Haunting the Hives
To the Lighthouse by Virginia Woolf
Only like a bee, drawn by some sweetness or sharpness in the air intangible to touch or taste, one haunted the dome-shaped hive, ranged the wastes of the air over the countries of the world alone, and then haunted the hives with their murmurs and their stirrings; the hives, which were people.
To the Lighthouse by Virginia Woolf
From Woolf’s novel, I could pluck a stunning sentence from any page, every page. When I first read To the Lighthouse, I stumbled around in a daze, as if someone had blown open the cloud layer and shown me how sentences could sing and whirl in directions I didn’t know existed. All that the poets know, Woolf knows, all the rhythm and sound, and it’s in her prose. Can you hear it?
With this sentence, Woolf creates exquisite tension by delaying what the bee and hive are being compared to. Why do this? What Woolf is doing is mimicking the privacy of a mind that thinks of the image first and, at the last second, concedes to include the reader.
The sentence opens with a short phrase that introduces a simile: “Only like a bee.” But we get only one prong of the simile. If a simile is “A is like B,” in this sentence, we have B but not A. I’m going to call A the “target,” or what is being discussed, and B the “source,” or the concept/image to which the target is being compared.
We have to wait to discover the “target,” A, because what follows is more details about the bee: “drawn by some sweetness or sharpness in the air.” Woolf uses balance, or the pairing of two things with “sweetness or sharpness,” to create a pattern of sound and an eloquent rhythm: SWEETness or SHARPness (heavier stresses capitalized). The alliteration of the “s” renders more music and draws the ear to the sibilants. She creates variety by mixing sensory categories with taste and touch.
The next modification concerns what’s in the air, and by adding this second layer, Woolf holds the reader right there, in this moment, feeling the air: “intangible to touch or taste.” Again, she uses balance, and this time she alliterates “t,” a plosive, providing variation of sound.
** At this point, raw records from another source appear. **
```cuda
extern "C" int abc_unet_create(const AbcUNetConfig* cfg, const AbcNamedTensor* tensors, int n_tensors, void* wpack_dev, int64_t wpack_bytes,
                               void* stream, AbcUNet** out) {
  if (int rc = check_cfg(cfg)) return rc;
  if (int rc = device_check()) return rc;
  ABC_REQUIRE(tensors && n_tensors > 0 && wpack_dev && out, "abc_unet_create: null argument");
  auto* h = new UNetHandle();
  std::vector<uint8_t> arena;
  if (int rc = pack_all(cfg, tensors, n_tensors, h, arena)) {
    delete h;
    return rc;
  }
  if (static_cast<int64_t>(arena.size()) > wpack_bytes) {
    set_error("abc_unet_create: packed weights need %lld bytes, wpack_bytes = %lld", static_cast<long long>(arena.size()),
              static_cast<long long>(wpack_bytes));
    delete h;
    return ABC_ERR_INVALID;
  }
  cudaStream_t st = static_cast<cudaStream_t>(stream);
  cudaError_t e = cudaMemcpyAsync(wpack_dev, arena.data(), arena.size(), cudaMemcpyHostToDevice, st);
  if (e == cudaSuccess) e = cudaStreamSynchronize(st);
  if (e != cudaSuccess) {
    set_error("abc_unet_create: weight upload failed: %s", cudaGetErrorString(e));
    delete h;
    return ABC_ERR_CUDA;
  }
  h->arena = static_cast<const uint8_t*>(wpack_dev);
  h->arena_bytes = static_cast<int64_t>(arena.size());
  *out = reinterpret_cast<AbcUNet*>(h);
  return ABC_OK;
}

extern "C" int abc_unet_pack_host(const AbcUNetConfig* cfg, const AbcNamedTensor* tensors, int n_tensors, void* out, int64_t out_bytes,
                                  int64_t* used) {
  if (int rc = check_cfg(cfg)) return rc;
  ABC_REQUIRE(tensors && n_tensors > 0 && out && used, "abc_unet_pack_host: null argument");
  UNetHandle h;
  std::vector<uint8_t> arena;
  if (int rc = pack_all(cfg, tensors, n_tensors, &h, arena)) return rc;
  *used = static_cast<int64_t>(arena.size());
  ABC_REQUIRE(*used <= out_bytes, "abc_unet_pack_host: %lld bytes needed, %lld given", static_cast<long long>(*used),
              static_cast<long long>(out_bytes));
  memcpy(out, arena.data(), arena.size());
  return ABC_OK;
}

extern "C" int abc_unet_destroy(AbcUNet* net) {
  delete reinterpret_cast<UNetHandle*>(net);
  return ABC_OK;
}

extern "C" int abc_unet_forward_infer(AbcUNet* net, const void* img, int img_is_u8, int N, int H, int W, void* workspace,
                                      int64_t workspace_bytes, void* const* out_ptrs, int logits_layout, void* stream) {
  if (int rc = device_check()) return rc;
  ABC_REQUIRE(net && img && workspace && out_ptrs, "abc_unet_forward_infer: null argument");
  auto* h = reinterpret_cast<UNetHandle*>(net);
  const AbcUNetConfig& cfg = h->cfg;
  ABC_REQUIRE(N > 0 && H > 0 && W > 0 && H % 32 == 0 && W % 32 == 0, "abc_unet_forward_infer: N=%d H=%d W=%d (H, W multiples of 32)", N, H, W);
  ABC_REQUIRE(logits_layout == 1 || logits_layout == 2, "abc_unet_forward_infer: logits_layout 1 (NCHW fp32) or 2 (planar-8 fp32)");
  ABC_REQUIRE(!(img_is_u8 && cfg.in_channels != 1), "abc_unet_forward_infer: uint8 images are the 1-channel binarised format");
  const int64_t need = abc_unet_workspace_bytes(&cfg, N, H, W);
  ABC_REQUIRE(workspace_bytes >= need, "abc_unet_forward_infer: workspace of %lld bytes, %lld needed", static_cast<long long>(workspace_bytes),
              static_cast<long long>(need));
  ABC_REQUIRE((reinterpret_cast<uintptr_t>(workspace) & 255) == 0, "abc_unet_forward_infer: workspace must be 256-byte aligned");
  Workspace ws{static_cast<uint8_t*>(workspace), 0, workspace_bytes};
  auto buf = [&](int C, int s) { return ws.take(p8_bytes(N, C, H / s, W / s)); };
  void *a = buf(16, 1), *b = buf(16, 1), *p1 = buf(16, 2), *d1 = buf(32, 2), *p2 = buf(32, 4), *e1 = buf(64, 4), *e2 = buf(64, 4);
  void *cat3 = buf(128, 4), *p3 = buf(64, 8), *f1 = buf(128, 8), *cat2 = buf(256, 8), *p4 = buf(128, 16), *g1 = buf(256, 16);
  void *cat1 = buf(512, 16), *p5 = buf(256, 32), *h1 = buf(512, 32), *h2 = buf(512, 32), *i1 = buf(256, 16), *i2 = buf(256, 16);
  void *j1 = buf(128, 8), *j2 = buf(128, 8), *k1 = buf(128, 4), *k2 = buf(128, 4), *hid = buf(128 * cfg.n_heads, 4);

  auto conv = [&](const char* name, const void* src, int in_planes, int hh, int ww, void* dst, int out_planes, int out_plane_off, int act,
                  void* pool, int pool_planes) -> int {
    auto it = h->convs.find(name);
    ABC_REQUIRE(it != h->convs.end(), "abc_unet_forward_infer: internal: no pack '%s'", name);
    const PackedConv& pc = it->second;
    AbcConvDesc d;
    memset(&d, 0, sizeof(d));
    d.in = src; d.N = N; d.H = hh; d.W = ww; d.in_planes = in_planes; d.in_plane_off = 0; d.cin = pc.cin;
    d.wpack = h->arena + pc.w_off;
    d.bias = reinterpret_cast<const float*>(h->arena + pc.b_off);
    d.cout = pc.cout; d.n_tile = pc.n_tile; d.ntaps = pc.ntaps;
    for (int t = 0; t < 9; ++t) { d.tap_dy[t] = pc.tap_dy[t]; d.tap_dx[t] = pc.tap_dx[t]; }
    d.act = act; d.out_mode = 0;
    d.out = dst; d.out_planes = out_planes; d.out_plane_off = out_plane_off;
    d.out_sy = d.out_sx = pc.subpixel ? 2 : 1;
    d.out_H = hh * d.out_sy; d.out_W = ww * d.out_sx;
    d.pool_out = pool; d.pool_planes = pool_planes;
    d.row_fold = pc.fold; d.subpixel = pc.subpixel;
    d.act_fp16 = cfg.act_fp16 ? 1 : 0;
    d.swap_mn = (!pc.subpixel && pc.n_tile == 128 && (pc.fold == 1 || pc.fold_swap) && dst != nullptr && pool == nullptr) ? 1 : 0;
    return abc_conv_igemm(&d, stream);
  };
#define RUN(call)               \
  do {                          \
    if (int rc_ = (call)) return rc_; \
  } while (0)

  const float* sw = reinterpret_cast<const float*>(h->arena + h->stem_w_off);
  const float* sb = reinterpret_cast<const float*>(h->arena + h->stem_b_off);
  RUN(abc_conv3x3_stem(img, img_is_u8 ? 1 : 0, cfg.in_channels, sw, sb, a, N, H, W, 2, 0, 1 | (cfg.act_fp16 ? 2 : 0), stream));
  RUN(conv("inc1.3", a, 2, H, W, b, 2, 0, 1, nullptr, 0));
  RUN(conv("inc2.0", b, 2, H, W, a, 2, 0, 1, nullptr, 0));
  RUN(conv("inc2.3", a, 2, H, W, nullptr, 0, 0, 1, p1, 2));
  RUN(conv("down1.0", p1, 2, H / 2, W / 2, d1, 4, 0, 1, nullptr, 0));
  RUN(conv("down1.3", d1, 4, H / 2, W / 2, nullptr, 0, 0, 1, p2, 4));
  RUN(conv("down2.0", p2, 4, H / 4, W / 4, e1, 8, 0, 1, nullptr, 0));
  RUN(conv("down2.3", e1, 8, H / 4, W / 4, e2, 8, 0, 1, nullptr, 0));
  RUN(conv("inc3.0", e2, 8, H / 4, W / 4, e1, 8, 0, 1, nullptr, 0));
  RUN(conv("inc3.3", e1, 8, H / 4, W / 4, cat3, 16, 0, 1, p3, 8));
  RUN(conv("down3.0", p3, 8, H / 8, W / 8, f1, 16, 0, 1, nullptr, 0));
  RUN(conv("down3.3", f1, 16, H / 8, W / 8, cat2, 32, 0, 1, p4, 16));
  RUN(conv("down4.0", p4, 16, H / 16, W / 16, g1, 32, 0, 1, nullptr, 0));
  RUN(conv("down4.3", g1, 32, H / 16, W / 16, cat1, 64, 0, 1, p5, 32));
  RUN(conv("down5.0", p5, 32, H / 32, W / 32, h1, 64, 0, 1, nullptr, 0));
  RUN(conv("down5.3", h1, 64, H / 32, W / 32, h2, 64, 0, 1, nullptr, 0));
  RUN(conv("up1.up", h2, 64, H / 32, W / 32, cat1, 64, 32, 0, nullptr, 0));
  RUN(conv("up1.conv.0", cat1, 64, H / 16, W / 16, i1, 32, 0, 1, nullptr, 0));
  RUN(conv("up1.conv.3", i1, 32, H / 16, W / 16, i2, 32, 0, 1, nullptr, 0));
  RUN(conv("up2.up", i2, 32, H / 16, W / 16, cat2, 32, 16, 0, nullptr, 0));
  RUN(conv("up2.conv.0", cat2, 32, H / 8, W / 8, j1, 16, 0, 1, nullptr, 0));
  RUN(conv("up2.conv.3", j1, 16, H / 8, W / 8, j2, 16, 0, 1, nullptr, 0));
  RUN(conv("up3.up", j2, 16, H / 8, W / 8, cat3, 16, 8, 0, nullptr, 0));
  RUN(conv("up3.conv.0", cat3, 16, H / 4, W / 4, k1, 16, 0, 1, nullptr, 0));
  RUN(conv("up3.conv.3", k1, 16, H / 4, W / 4, k2, 16, 0, 1, nullptr, 0));
  RUN(conv("dconv1.0", k2, 16, H / 4, W / 4, k1, 16, 0, 1, nullptr, 0));
  RUN(conv("dconv1.3", k1, 16, H / 4, W / 4, k2, 16, 0, 1, nullptr, 0));
  RUN(conv("dconv2.0", k2, 16, H / 4, W / 4, k1, 16, 0, 1, nullptr, 0));
  RUN(conv("dconv2.3", k1, 16, H / 4, W / 4, k2, 16, 0, 1, nullptr, 0));
  RUN(conv("heads.conv1", k2, 16, H / 4, W / 4, hid, 16 * cfg.n_heads, 0, 2, nullptr, 0));
  for (int i = 0; i < cfg.n_heads; ++i) {
    const PackedConv& pc = h->convs["heads." + std::to_string(i) + ".conv2"];
    ABC_REQUIRE(out_ptrs[i] != nullptr, "abc_unet_forward_infer: out_ptrs[%d] is null", i);
    AbcConvDesc d;
    memset(&d, 0, sizeof(d));
    d.in = hid; d.N = N; d.H = H / 4; d.W = W / 4; d.in_planes = 16 * cfg.n_heads; d.in_plane_off = 16 * i; d.cin = 128;
    d.wpack = h->arena + pc.w_off;
    d.bias = reinterpret_cast<const float*>(h->arena + pc.b_off);
    d.cout = pc.cout; d.n_tile = pc.n_tile; d.ntaps = 1;
    d.act = 0;
    d.out_mode = (logits_layout == 2 && pc.cout > 1) ? 2 : 1;
    d.out = out_ptrs[i]; d.out_planes = d.out_mode == 2 ? (pc.cout + 7) / 8 : 0; d.out_plane_off = 0;
    d.out_H = H / 4; d.out_W = W / 4; d.out_sy = d.out_sx = 1;
    d.row_fold = 1;
    d.act_fp16 = cfg.act_fp16 ? 1 : 0;
    RUN(abc_conv_igemm(&d, stream));
  }
#undef RUN
  return ABC_OK;
}
```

Now we come to the base clause: “one haunted the dome-shaped hive.” The initial simile, “like a bee,” is finally connected to the target, “one,” an abstract, universal pronoun that invites the reader into the moment. And a new metaphor is introduced, “the dome-shaped hive,” along with another delay in what the hive is being compared to. The base clause continues to grow through two more verbs: “ranged/haunted.”
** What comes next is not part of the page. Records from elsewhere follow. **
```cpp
inline bool com_thermostat_on(const tgnh_desc& d) { return d.mode == TGNH_MODE_TGNH && d.use_com_temp_group; }
inline int pass_kind(const tgnh_desc& d) { return (d.flags & TGNH_FLAG_DEFER_SCALE) ? 0 : 1; }
void make_layout(tgnh_context* c);
tgnh_status build_topology(tgnh_context* c, const tgnh_desc* d);
void local_dof_terms(tgnh_context* c);
tgnh_status finalize_thermostat(tgnh_context* c);
tgnh_status deferred_guard(tgnh_handle h, const char* what);
void note_status(tgnh_handle h, uint32_t flags);
tgnh_status entry(tgnh_handle h, bool need_bufs);
bool resident_now(tgnh_handle h);
tgnh_status allreduce_hook(tgnh_handle h, hipStream_t s);
tgnh_status run_tile(tgnh_handle h, int ops, int kid, hipStream_t s, const double* scale = nullptr);
GatherArgs gather_args(tgnh_handle h, const double* scale);
ChainArgs chain_args(tgnh_handle h);
tgnh_status run_chain_gather(tgnh_handle h, hipStream_t s, bool sum_only);
tgnh_status materialize_chain(tgnh_handle h, hipStream_t s);
tgnh_status settle_kick(tgnh_handle h, hipStream_t s);
tgnh_status settle_end(tgnh_handle h, hipStream_t s);
tgnh_status flush_impl(tgnh_handle h, hipStream_t s);

struct Timed {
    tgnh_context* c; hipStream_t s; int kid; tgnh_context::Timing::Ev* ev = nullptr;
    Timed(tgnh_context* c_, hipStream_t s_, int kid_) : c(c_), s(s_), kid(kid_) {
        if (!c->timing.on) return;
        if (c->timing.only >= 0 && kid != c->timing.only) return;
        if (c->timing.ev_used == c->timing.ev_pool.size()) {
            tgnh_context::Timing::Ev e; e.kid = kid;
            if (hipEventCreate(&e.a) != hipSuccess || hipEventCreate(&e.b) != hipSuccess) return;
            c->timing.ev_pool.push_back(e);
        }
        ev = &c->timing.ev_pool[c->timing.ev_used++];
        ev->kid = kid;
        (void)hipEventRecord(ev->a, s);
    }
    ~Timed() { if (ev) (void)hipEventRecord(ev->b, s); }
};
#pragma GCC visibility pop

#endif
```

### openmm_drudenose_amd/csrc/tgnh_lifecycle.cpp

```cpp
#include <memory>

#include "tgnh_host.h"
#ifndef TGNH_MEETING_MEM
#define TGNH_MEETING_MEM hipDeviceMallocFinegrained
#endif

static thread_local std::string g_err;
extern "C" const char* tgnh_last_error(void) { return g_err.c_str(); }
extern "C" int tgnh_abi_version(void) { return TGNH_ABI_VERSION; }

void tgnh_set_error(const std::string& msg) { g_err = msg; }

static tgnh_status validate_desc(const tgnh_desc* d, bool* long_chain) {
    if (d->struct_size != sizeof(tgnh_desc)) return fail(TGNH_ERR_ARG, "tgnh_desc size mismatch (ABI)");
    if (d->mode != TGNH_MODE_DUALNH && d->mode != TGNH_MODE_TGNH) return fail(TGNH_ERR_ARG, "bad mode");
    if (d->precision < TGNH_PREC_SINGLE || d->precision > TGNH_PREC_DOUBLE) return fail(TGNH_ERR_ARG, "bad precision");
    if (d->num_particles < 1 || d->num_pairs < 0 || !d->mass || (d->num_pairs && (!d->pair_drude || !d->pair_parent)))
        return fail(TGNH_ERR_ARG, "bad particle / pair arrays");
    if (d->padded_num_particles < d->num_particles) return fail(TGNH_ERR_ARG, "padded_num_particles < num_particles");
    if (d->num_constraints < 0) return fail(TGNH_ERR_ARG, "negative num_constraints");
    if (3LL * d->padded_num_particles > 2147483647LL)
        return fail(TGNH_ERR_UNSUPPORTED, "more than 715 827 882 padded particle slots: the index into the third force plane leaves 32 bits");
    if (d->num_nh_chains < 1 || d->drude_steps_per_real_step < 1) return fail(TGNH_ERR_ARG, "numNHChains and drudeStepsPerRealStep must be >= 1");
    if (d->mode == TGNH_MODE_TGNH && (d->num_groups < 1 || d->num_residues < 1 || !d->group || !d->resid))
        return fail(TGNH_ERR_ARG, "TGNH mode needs temperature groups and residues");
    if (!(d->max_drude_distance >= 0)) return fail(TGNH_ERR_ARG, "setMaxDrudeDistance: Distance cannot be negative");
    if (d->flags & ~(uint32_t)(TGNH_FLAG_DEFER_SCALE | TGNH_FLAG_RESIDENT_STEP | TGNH_FLAG_WAVE_TILES | TGNH_FLAG_TRUST_STATE_CHANGED | TGNH_FLAG_GATHER))
        return fail(TGNH_ERR_ARG, "unknown bits in tgnh_desc.flags (a newer header than this library?)");
    if (d->mode == TGNH_MODE_DUALNH && d->num_pairs == 0)
        return fail(TGNH_ERR_UNSUPPORTED, "dualNH mode needs at least one Drude pair (the Reference platform does too)");
    if (!(d->step_size > 0) || !std::isfinite(d->step_size)) return fail(TGNH_ERR_ARG, "step size must be positive");
    *long_chain = false;
    {
        const long need = d->mode == TGNH_MODE_TGNH ? (long)(d->num_groups + 2) * (4L * d->num_nh_chains + 1)
                                                    : 4L * (2L * d->num_nh_chains + 4);
        if (d->num_nh_chains > (d->mode == TGNH_MODE_TGNH ? 16 : 4) && need > 2048) {
            if (d->mode != TGNH_MODE_TGNH) return fail(TGNH_ERR_UNSUPPORTED, "numNHChains too large for the on-device chain");
            *long_chain = true;
        }
    }
    return TGNH_OK;
}

static tgnh_status decide_policy(tgnh_context* c, const tgnh_desc* d, bool long_chain) {
    if (c->gather.generic) {
        c->d.flags &= ~(TGNH_FLAG_DEFER_SCALE | TGNH_FLAG_RESIDENT_STEP | TGNH_FLAG_TRUST_STATE_CHANGED | TGNH_FLAG_WAVE_TILES);
        c->gather.chain = c->d.mode == TGNH_MODE_TGNH && (c->thermo.L.NT > MAX_GROUPS + 2 || long_chain);
    }
    c->cfg.wave_ke = !c->gather.generic && !c->topo.wave_tile.empty() && c->cfg.gb != 0 &&
                 ((d->flags & TGNH_FLAG_WAVE_TILES) || (double)d->num_particles >= 0.9 * WAVE_SLOTS * (double)c->topo.num_wtiles);
#ifdef TGNH_TUNING
    if (const char* e = getenv("TGNH_WAVE_KE")) c->cfg.wave_ke = c->cfg.wave_ke && e[0] != '0';
#endif
    {
        bool inside = true;
        if (com_thermostat_on(*d)) {
            std::vector<int> g0(d->num_residues, -1);
            for (int i = 0; i < d->num_particles && inside; i++) {
                if (c->topo.mass[i] == 0.0) continue;
                int& g = g0[c->topo.resid[i]];
                if (g == -1) g = c->topo.group[i];
                else if (g != c->topo.group[i]) inside = false;
            }
        }
        if ((c->d.flags & TGNH_FLAG_DEFER_SCALE) && !inside) return fail(TGNH_ERR_UNSUPPORTED, "DEFER_SCALE needs every molecule inside one temperature group");
        c->cfg.carry_ok = (c->d.flags & TGNH_FLAG_TRUST_STATE_CHANGED) && !(c->d.flags & TGNH_FLAG_DEFER_SCALE) && inside;
    }
    c->cfg.grid = GRID_CAP;
#ifdef TGNH_TUNING
    if (const char* e = getenv("TGNH_GRID")) { int g = atoi(e); if (g >= 1) c->cfg.grid_override = std::min(g, GRID_CAP); }
#endif
    {
        bool want = true;
        c->cfg.inline_sum_all = d->num_particles < 2000000;
#ifdef TGNH_TUNING
        if (const char* e = getenv("TGNH_INLINE_CHAIN")) want = e[0] != '0';
        if (const char* e4 = getenv("TGNH_INLINE_SUM_ROWS")) c->cfg.inline_sum_rows = atoi(e4);
        if (const char* e5 = getenv("TGNH_INLINE_SUM_ALL")) c->cfg.inline_sum_all = e5[0] != '0';
        if (const char* e3 = getenv("TGNH_ALTERNATE_SWEEPS")) c->cfg.alternate_sweeps = e3[0] != '0';
#endif
        int inline_multi_max = 2500000;
#ifdef TGNH_TUNING
        if (const char* e6 = getenv("TGNH_INLINE_MULTI_MAX")) inline_multi_max = atoi(e6);
#endif
        c->cfg.inline_chain = want && !c->gather.generic && (c->thermo.L.C == 1 || (c->thermo.L.C <= 4 && d->num_particles < inline_multi_max));
        if (c->thermo.L.total > 256 && c->thermo.L.C > 1) c->cfg.inline_chain = c->cfg.inline_chain && false;
    }
    return TGNH_OK;
}

static tgnh_status allocate(tgnh_context* c) {
    const size_t NT = c->thermo.L.NT;
    HIP_OK(c->thermo.d_partials.alloc((size_t)(c->cfg.grid + c->topo.num_big) * NT, true));
    HIP_OK(c->thermo.d_state.alloc(c->thermo.L.total));
    HIP_OK(c->thermo.d_stage.alloc(c->thermo.L.total));
    HIP_OK(c->status.d_word.alloc(1, true));
    HIP_OK(c->status.h_seen.alloc_pinned(1));
    *c->status.h_seen = 0;
    if (c->gather.chain && c->thermo.L.C > 4) HIP_OK(c->gather.d_scratch.alloc(NT * (4 * c->thermo.L.C + 1)));
    HIP_OK(c->thermo.d_scalar.alloc(1 + PLAIN_KE_PARTS));
    HIP_OK(c->meet.d_sync.alloc(4, true));
    const bool resident = (c->d.flags & TGNH_FLAG_RESIDENT_STEP) != 0;
    if (c->cfg.wave_ke || resident)
        HIP_OK(c->meet.d_rows.alloc(2 * (size_t)GRID_CAP * CHAIN_INLINE_SUM_NT, true, TGNH_MEETING_MEM));
    if (!resident) return TGNH_OK;
    HIP_OK(c->meet.self_box.alloc(XCHG_MAILBOX_BYTES(1) / sizeof(unsigned long long), true, TGNH_MEETING_MEM));
    HIP_OK(c->meet.d_self_misc.alloc(4, true));
    unsigned long long* const box = c->meet.self_box;
    HIP_OK(hipMemcpy(c->meet.d_self_misc + 2, &box, sizeof(box), hipMemcpyHostToDevice));
    c->meet.self_x = XchgArgs{};
    c->meet.self_x.on = 1; c->meet.self_x.world = 1; c->meet.self_x.rank = 0;
    c->meet.self_x.peers = reinterpret_cast<unsigned long long* const*>(c->meet.d_self_misc + 2);
    c->meet.self_x.mine = c->meet.self_box;
    c->meet.self_x.seq = c->meet.d_self_misc;
    c->meet.self_x.dead = reinterpret_cast<unsigned int*>(c->meet.d_self_misc + 1);
    c->meet.self_x.status = c->status.d_word;
    return TGNH_OK;
}

template <typename Launch> static tgnh_status census(tgnh_context* c, int per_cu_max, Launch&& launch, int* found) {
    for (int per_cu = std::min(per_cu_max, 8); per_cu >= 1 && !*found; per_cu--) {
        TileArgs a{};
        a.census = 1; a.sync = c->meet.d_sync;
        HIP_OK(hipMemset(c->meet.d_sync + 2, 0, 2 * sizeof(unsigned int)));
        const int grid = std::min(per_cu * c->cfg.num_cus, GRID_CAP);
        HIP_OK(launch(a, grid));
        unsigned int res[2] = {0, 1};
        HIP_OK(hipMemcpy(res, c->meet.d_sync + 2, sizeof(res), hipMemcpyDeviceToHost));
        if (res[0] == (unsigned)grid && res[1] == 0) *found = per_cu;
    }
    return TGNH_OK;
}

static tgnh_status resident_census(tgnh_context* c) {
    if (!(c->d.flags & TGNH_FLAG_RESIDENT_STEP) || c->cfg.gb == 0 || !c->cfg.inline_chain || c->thermo.L.NT > CHAIN_INLINE_SUM_NT) return TGNH_OK;
    const int kind = pass_kind(c->d);
    const size_t lds = tile_lds_bytes(c->d.precision, step_kind_ops2(kind), true, true);
    tgnh_status rc = census(c, c->thermo.L.C == 1 ? step_blocks_per_cu(c->d.precision, c->cfg.gb, kind, lds) : 0,
                            [&](const TileArgs& a, int grid) { return launch_step(c->d.precision, c->cfg.gb, kind, a, grid, lds, (hipStream_t)0); },
                            &c->cfg.resident_per_cu);
    if (rc) return rc;
    const bool multi = c->thermo.L.C > 1;
    bool want_w = c->cfg.wave_ke && (c->d.flags & TGNH_FLAG_DEFER_SCALE) && (c->cfg.resident_per_cu > 0 || multi);
    if (c->d.mode == TGNH_MODE_DUALNH && !c->thermo.L.use_drude_chains && multi) want_w = false;
#ifdef TGNH_TUNING
    if (const char* e = getenv("TGNH_WSTEP")) want_w = want_w && e[0] != '0';
#endif
    return census(c, want_w ? wstep_blocks_per_cu(c->d.precision, c->cfg.gb, multi) : 0,
                  [&](const TileArgs& a, int grid) { return launch_wstep(c->d.precision, c->cfg.gb, multi, a, grid, (hipStream_t)0); },
                  &c->cfg.wresident_per_cu);
}
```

The first verb phrase is “ranged the wastes of the air over the countries of the world alone.” The phrase “wastes of the air” plays with the usual wording, “wasteland,” and invites the reader to see the sky as a vast landscape.
In the second verb phrase, Woolf repeats the verb “haunted”: “and then haunted the hives with their murmurs and their stirrings.” In this part of the novel, Lily Briscoe is wondering how one knows anything about another person. Now we have a better understanding of the word “haunted,” which, in this context, is not about a ghost but about frequently interacting or spending time with people. By returning to the word “haunted,” Woolf creates a circular motion—you’re drawn to people, then head out into the world alone, then return to people. Again, Woolf uses balance with “their murmurs and their stirrings,” rendering a pattern of stresses MURmurs and STIRrings. And there’s the music of the repeated “their.”
After the semicolon, we learn hives are compared to people: “the hives, which were people.” Reading the sentence again, I hear so much assonance with bee/sweetness/people; taste/shaped/ranged/wastes; dome/alone; murmurs/stirrings.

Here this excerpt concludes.